» **TASK DIRECTIONS**
For each line below that holds "include", return the line as it stands.

» **EXTRACTED ENTRIES**
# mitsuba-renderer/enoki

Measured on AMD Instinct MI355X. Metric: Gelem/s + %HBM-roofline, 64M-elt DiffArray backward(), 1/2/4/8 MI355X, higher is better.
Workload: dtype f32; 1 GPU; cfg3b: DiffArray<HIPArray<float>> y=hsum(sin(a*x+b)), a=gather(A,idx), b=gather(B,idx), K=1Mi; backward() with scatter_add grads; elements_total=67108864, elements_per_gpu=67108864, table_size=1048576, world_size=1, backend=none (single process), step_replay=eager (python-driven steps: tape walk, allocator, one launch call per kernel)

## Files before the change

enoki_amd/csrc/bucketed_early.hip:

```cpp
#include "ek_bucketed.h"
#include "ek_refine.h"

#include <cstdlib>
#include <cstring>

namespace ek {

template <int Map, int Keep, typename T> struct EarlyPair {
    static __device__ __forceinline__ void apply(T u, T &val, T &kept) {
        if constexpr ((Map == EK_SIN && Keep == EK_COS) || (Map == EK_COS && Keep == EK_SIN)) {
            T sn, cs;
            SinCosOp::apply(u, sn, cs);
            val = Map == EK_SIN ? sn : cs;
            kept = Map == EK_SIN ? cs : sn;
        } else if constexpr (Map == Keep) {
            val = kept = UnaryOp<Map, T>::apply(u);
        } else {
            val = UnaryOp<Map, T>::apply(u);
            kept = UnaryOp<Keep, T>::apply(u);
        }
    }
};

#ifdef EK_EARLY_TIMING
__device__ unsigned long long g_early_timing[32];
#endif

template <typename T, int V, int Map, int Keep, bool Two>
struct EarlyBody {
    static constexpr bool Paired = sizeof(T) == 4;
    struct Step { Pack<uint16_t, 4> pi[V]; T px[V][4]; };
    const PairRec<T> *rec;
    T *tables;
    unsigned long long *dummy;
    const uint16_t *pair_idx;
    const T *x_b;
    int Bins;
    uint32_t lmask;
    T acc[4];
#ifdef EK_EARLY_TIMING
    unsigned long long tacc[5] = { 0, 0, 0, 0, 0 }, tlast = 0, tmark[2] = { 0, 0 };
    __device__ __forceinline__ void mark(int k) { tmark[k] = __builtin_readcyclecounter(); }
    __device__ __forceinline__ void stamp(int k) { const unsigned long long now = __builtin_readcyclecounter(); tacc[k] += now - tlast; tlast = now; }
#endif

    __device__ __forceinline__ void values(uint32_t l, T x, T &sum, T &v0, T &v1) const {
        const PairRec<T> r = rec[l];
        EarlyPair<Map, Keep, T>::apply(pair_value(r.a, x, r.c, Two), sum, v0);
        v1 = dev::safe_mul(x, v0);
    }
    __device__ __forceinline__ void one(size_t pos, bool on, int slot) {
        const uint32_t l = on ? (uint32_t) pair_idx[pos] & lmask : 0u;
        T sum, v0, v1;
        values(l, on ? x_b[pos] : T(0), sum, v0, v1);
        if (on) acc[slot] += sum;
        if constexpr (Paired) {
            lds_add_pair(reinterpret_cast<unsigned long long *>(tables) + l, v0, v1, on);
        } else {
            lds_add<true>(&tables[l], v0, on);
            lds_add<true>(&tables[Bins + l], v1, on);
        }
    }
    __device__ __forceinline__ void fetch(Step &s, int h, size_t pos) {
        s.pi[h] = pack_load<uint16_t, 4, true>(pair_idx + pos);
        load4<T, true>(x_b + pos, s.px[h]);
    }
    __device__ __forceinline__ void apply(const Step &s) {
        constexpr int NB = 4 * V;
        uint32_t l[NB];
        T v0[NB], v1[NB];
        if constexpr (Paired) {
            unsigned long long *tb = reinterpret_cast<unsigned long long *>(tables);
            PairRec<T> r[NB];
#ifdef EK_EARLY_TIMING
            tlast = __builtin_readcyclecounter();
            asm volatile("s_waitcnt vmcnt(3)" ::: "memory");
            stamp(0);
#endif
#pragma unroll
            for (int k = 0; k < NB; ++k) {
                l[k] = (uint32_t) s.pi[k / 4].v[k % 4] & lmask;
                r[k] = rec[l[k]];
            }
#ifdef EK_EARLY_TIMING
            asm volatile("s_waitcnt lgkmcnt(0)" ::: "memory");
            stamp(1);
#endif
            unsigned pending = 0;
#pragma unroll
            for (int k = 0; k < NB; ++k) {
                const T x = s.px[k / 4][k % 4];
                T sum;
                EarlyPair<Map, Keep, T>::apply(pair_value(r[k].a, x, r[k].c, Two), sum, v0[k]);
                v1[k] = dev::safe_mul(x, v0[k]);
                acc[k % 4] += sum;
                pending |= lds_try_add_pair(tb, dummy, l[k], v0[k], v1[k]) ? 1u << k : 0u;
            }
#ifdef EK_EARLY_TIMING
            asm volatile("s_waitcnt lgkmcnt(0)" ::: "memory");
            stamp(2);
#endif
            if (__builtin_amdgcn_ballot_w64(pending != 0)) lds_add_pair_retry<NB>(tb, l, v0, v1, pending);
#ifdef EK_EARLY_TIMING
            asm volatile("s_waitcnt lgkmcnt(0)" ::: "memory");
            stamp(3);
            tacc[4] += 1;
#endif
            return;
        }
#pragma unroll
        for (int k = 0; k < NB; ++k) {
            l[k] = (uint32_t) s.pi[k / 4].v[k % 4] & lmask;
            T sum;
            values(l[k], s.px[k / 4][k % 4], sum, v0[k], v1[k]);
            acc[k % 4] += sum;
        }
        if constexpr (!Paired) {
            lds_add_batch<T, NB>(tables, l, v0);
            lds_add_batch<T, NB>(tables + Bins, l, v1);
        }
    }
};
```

» **SOLVED PROBLEM**
#include "ek_bucketed.h"
#include "ek_refine.h"
#include <cstdlib>
#include <cstring>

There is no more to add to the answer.